Only lines with the string "defined" are wanted. Pull them out of the data.

=== Begin Enclosure ===

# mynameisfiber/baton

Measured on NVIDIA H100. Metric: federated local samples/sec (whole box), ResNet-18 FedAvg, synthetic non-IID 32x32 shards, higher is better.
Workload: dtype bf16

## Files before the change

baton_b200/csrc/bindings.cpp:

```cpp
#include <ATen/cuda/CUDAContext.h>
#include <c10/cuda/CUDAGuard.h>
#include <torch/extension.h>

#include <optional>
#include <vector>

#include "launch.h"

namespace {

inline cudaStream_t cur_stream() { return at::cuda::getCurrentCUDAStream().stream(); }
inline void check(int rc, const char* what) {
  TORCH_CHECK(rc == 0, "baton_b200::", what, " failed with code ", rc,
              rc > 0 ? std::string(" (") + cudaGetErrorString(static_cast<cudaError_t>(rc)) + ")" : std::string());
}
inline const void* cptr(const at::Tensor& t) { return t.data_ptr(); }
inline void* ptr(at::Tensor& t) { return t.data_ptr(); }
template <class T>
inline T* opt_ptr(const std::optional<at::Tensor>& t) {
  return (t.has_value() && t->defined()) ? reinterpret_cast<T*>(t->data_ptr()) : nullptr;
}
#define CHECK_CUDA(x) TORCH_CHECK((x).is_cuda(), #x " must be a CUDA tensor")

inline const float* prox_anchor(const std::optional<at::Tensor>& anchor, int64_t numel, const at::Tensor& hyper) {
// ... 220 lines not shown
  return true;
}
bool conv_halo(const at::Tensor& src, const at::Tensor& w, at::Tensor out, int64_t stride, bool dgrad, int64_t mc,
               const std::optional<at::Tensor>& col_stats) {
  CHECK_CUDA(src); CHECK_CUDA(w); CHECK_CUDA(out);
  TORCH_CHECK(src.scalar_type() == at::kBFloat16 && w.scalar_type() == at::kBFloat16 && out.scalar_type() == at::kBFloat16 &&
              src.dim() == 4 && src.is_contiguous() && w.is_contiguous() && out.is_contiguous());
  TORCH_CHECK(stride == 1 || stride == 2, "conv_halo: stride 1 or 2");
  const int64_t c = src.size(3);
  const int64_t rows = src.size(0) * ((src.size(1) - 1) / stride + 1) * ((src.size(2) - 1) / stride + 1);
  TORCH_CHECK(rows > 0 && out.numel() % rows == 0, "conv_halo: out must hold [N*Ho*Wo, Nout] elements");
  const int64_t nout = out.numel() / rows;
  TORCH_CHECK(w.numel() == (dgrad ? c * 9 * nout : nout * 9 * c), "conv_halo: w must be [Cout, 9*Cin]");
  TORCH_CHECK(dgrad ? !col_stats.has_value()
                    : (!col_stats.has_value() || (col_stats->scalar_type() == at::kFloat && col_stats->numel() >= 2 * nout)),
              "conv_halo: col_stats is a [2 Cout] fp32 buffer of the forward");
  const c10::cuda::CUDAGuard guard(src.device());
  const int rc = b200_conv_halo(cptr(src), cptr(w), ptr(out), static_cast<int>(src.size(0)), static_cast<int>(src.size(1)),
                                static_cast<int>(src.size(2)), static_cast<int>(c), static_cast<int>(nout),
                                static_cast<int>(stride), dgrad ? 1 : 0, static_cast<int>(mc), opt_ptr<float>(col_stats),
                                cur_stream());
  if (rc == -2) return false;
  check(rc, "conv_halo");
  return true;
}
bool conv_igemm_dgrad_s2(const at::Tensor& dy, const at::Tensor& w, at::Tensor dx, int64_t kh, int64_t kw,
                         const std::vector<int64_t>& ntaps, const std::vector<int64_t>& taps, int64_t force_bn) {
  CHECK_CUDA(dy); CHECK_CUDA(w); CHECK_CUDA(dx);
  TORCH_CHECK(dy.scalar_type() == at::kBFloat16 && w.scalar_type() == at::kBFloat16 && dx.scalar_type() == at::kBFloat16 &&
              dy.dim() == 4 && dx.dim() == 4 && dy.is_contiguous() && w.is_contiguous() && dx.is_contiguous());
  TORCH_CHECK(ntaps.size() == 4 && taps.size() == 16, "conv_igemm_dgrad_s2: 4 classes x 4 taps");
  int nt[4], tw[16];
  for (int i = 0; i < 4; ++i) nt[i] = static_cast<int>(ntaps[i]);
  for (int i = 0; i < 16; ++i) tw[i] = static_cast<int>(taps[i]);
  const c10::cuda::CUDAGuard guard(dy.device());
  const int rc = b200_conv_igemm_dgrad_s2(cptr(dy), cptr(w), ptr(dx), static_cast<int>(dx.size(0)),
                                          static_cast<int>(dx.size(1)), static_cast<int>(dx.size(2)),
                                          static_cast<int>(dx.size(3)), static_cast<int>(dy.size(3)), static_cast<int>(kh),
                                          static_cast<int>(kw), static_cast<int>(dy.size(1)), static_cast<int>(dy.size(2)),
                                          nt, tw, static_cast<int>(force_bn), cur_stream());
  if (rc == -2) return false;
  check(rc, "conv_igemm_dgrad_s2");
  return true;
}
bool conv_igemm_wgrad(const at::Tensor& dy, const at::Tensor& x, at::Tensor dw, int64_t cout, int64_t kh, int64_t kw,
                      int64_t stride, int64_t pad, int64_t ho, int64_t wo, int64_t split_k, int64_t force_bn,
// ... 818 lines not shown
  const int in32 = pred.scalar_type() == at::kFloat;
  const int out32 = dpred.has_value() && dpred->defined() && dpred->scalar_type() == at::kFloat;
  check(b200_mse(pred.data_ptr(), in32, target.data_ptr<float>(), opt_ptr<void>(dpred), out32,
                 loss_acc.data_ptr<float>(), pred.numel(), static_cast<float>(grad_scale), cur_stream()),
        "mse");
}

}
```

=== End Enclosure ===
=== Begin Enclosure ===

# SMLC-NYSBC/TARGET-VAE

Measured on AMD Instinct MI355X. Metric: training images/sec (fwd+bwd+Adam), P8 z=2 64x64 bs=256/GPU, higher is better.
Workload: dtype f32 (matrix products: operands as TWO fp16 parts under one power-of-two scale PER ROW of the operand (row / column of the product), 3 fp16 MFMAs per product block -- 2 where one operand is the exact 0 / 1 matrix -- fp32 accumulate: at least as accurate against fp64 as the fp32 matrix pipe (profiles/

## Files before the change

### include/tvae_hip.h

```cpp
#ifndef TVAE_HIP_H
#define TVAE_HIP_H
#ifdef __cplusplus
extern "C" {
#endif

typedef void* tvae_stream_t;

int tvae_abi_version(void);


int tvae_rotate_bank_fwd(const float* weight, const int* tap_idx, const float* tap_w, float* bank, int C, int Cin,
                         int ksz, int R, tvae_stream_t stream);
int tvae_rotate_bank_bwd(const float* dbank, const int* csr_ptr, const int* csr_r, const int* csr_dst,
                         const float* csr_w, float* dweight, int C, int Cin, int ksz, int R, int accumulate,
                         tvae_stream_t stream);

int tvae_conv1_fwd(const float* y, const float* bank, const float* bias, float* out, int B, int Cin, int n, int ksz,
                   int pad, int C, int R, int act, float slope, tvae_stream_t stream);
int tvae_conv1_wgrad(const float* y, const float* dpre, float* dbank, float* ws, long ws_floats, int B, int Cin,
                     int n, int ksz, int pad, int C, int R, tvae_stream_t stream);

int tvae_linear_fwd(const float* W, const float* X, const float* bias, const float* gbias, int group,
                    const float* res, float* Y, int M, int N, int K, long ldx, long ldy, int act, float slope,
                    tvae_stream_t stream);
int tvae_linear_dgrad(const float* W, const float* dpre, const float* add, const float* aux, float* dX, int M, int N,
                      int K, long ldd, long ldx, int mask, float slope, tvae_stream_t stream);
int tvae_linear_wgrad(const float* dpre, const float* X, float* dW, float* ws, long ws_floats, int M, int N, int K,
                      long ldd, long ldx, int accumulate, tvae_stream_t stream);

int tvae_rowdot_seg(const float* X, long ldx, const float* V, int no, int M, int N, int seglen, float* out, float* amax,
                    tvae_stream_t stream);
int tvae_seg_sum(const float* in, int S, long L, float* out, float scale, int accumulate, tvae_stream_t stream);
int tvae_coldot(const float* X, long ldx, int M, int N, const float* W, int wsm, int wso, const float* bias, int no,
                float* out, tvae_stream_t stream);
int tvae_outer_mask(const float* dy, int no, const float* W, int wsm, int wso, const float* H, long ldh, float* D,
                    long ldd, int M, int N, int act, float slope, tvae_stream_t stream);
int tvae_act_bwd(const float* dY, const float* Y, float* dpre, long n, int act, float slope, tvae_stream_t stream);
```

=== End Enclosure ===
=== Begin Enclosure ===

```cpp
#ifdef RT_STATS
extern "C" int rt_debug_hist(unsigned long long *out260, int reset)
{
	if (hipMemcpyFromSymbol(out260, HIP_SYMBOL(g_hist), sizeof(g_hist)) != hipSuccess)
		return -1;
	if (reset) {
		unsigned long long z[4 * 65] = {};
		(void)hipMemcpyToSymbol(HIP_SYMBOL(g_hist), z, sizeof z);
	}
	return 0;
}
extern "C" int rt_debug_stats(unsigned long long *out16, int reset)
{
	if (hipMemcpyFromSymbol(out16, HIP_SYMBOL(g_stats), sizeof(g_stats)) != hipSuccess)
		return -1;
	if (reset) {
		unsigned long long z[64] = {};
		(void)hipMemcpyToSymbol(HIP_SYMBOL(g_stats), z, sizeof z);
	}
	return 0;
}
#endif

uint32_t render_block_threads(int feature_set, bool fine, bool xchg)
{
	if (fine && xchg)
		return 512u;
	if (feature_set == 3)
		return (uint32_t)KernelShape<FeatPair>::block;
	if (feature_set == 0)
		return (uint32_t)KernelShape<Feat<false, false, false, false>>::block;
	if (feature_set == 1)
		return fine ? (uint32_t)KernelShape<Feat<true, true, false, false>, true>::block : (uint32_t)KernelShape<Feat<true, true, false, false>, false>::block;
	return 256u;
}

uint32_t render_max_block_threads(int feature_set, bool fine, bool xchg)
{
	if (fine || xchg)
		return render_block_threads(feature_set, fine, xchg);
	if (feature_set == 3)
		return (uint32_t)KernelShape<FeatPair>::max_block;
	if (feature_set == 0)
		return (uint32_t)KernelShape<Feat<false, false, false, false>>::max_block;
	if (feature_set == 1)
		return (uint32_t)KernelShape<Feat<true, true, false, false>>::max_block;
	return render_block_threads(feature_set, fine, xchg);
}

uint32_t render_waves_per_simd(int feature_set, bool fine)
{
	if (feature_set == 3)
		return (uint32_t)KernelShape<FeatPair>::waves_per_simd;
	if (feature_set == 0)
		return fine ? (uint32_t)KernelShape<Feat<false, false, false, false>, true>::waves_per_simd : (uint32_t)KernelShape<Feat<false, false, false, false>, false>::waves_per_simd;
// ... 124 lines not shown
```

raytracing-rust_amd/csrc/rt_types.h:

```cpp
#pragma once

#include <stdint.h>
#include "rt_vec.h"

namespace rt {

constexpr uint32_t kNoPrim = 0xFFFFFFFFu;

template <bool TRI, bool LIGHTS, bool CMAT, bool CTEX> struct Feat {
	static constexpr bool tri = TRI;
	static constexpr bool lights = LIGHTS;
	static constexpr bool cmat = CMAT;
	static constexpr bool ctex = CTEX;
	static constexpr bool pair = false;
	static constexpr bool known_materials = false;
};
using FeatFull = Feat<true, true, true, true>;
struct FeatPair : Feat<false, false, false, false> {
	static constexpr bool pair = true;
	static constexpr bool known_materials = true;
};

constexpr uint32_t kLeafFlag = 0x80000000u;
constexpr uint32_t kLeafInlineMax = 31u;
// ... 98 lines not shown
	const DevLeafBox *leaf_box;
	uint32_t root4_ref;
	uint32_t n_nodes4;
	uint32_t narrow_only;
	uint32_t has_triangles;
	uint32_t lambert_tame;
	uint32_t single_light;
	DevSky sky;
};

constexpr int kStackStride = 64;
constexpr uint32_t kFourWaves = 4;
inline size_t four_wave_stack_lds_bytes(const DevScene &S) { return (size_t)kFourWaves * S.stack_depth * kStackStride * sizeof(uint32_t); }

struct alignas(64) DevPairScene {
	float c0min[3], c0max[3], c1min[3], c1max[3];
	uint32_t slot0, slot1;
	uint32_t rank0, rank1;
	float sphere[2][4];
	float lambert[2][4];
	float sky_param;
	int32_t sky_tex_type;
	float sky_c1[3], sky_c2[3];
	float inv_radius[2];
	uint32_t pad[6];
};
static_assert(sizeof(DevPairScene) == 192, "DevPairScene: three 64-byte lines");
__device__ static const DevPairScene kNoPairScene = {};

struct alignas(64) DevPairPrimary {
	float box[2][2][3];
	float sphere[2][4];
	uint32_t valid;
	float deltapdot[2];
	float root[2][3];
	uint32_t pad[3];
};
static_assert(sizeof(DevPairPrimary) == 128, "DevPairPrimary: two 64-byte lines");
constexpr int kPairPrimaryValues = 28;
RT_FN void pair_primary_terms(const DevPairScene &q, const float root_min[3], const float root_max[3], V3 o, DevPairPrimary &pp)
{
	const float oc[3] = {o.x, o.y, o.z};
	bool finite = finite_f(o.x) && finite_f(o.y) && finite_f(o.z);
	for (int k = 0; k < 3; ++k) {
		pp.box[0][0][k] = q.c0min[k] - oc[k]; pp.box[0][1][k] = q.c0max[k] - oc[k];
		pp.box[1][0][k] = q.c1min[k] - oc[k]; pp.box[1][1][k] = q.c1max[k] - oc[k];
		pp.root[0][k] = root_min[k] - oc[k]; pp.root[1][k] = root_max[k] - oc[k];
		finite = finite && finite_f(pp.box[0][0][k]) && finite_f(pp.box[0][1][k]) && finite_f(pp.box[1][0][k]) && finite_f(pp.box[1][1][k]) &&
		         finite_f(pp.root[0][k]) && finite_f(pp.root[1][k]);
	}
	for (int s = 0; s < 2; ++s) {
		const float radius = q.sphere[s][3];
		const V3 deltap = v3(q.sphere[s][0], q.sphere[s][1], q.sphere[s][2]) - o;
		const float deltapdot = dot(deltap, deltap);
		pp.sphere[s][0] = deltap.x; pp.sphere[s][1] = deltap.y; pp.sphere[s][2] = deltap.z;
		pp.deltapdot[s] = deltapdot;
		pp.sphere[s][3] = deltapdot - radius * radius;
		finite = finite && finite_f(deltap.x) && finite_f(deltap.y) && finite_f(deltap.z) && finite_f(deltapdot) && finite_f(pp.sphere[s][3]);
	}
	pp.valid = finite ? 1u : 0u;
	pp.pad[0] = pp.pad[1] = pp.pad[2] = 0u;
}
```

=== End Enclosure ===

- Result for this exercise:
  return (t.has_value() && t->defined()) ? reinterpret_cast<T*>(t->data_ptr()) : nullptr;
  const int out32 = dpred.has_value() && dpred->defined() && dpred->scalar_type() == at::kFloat;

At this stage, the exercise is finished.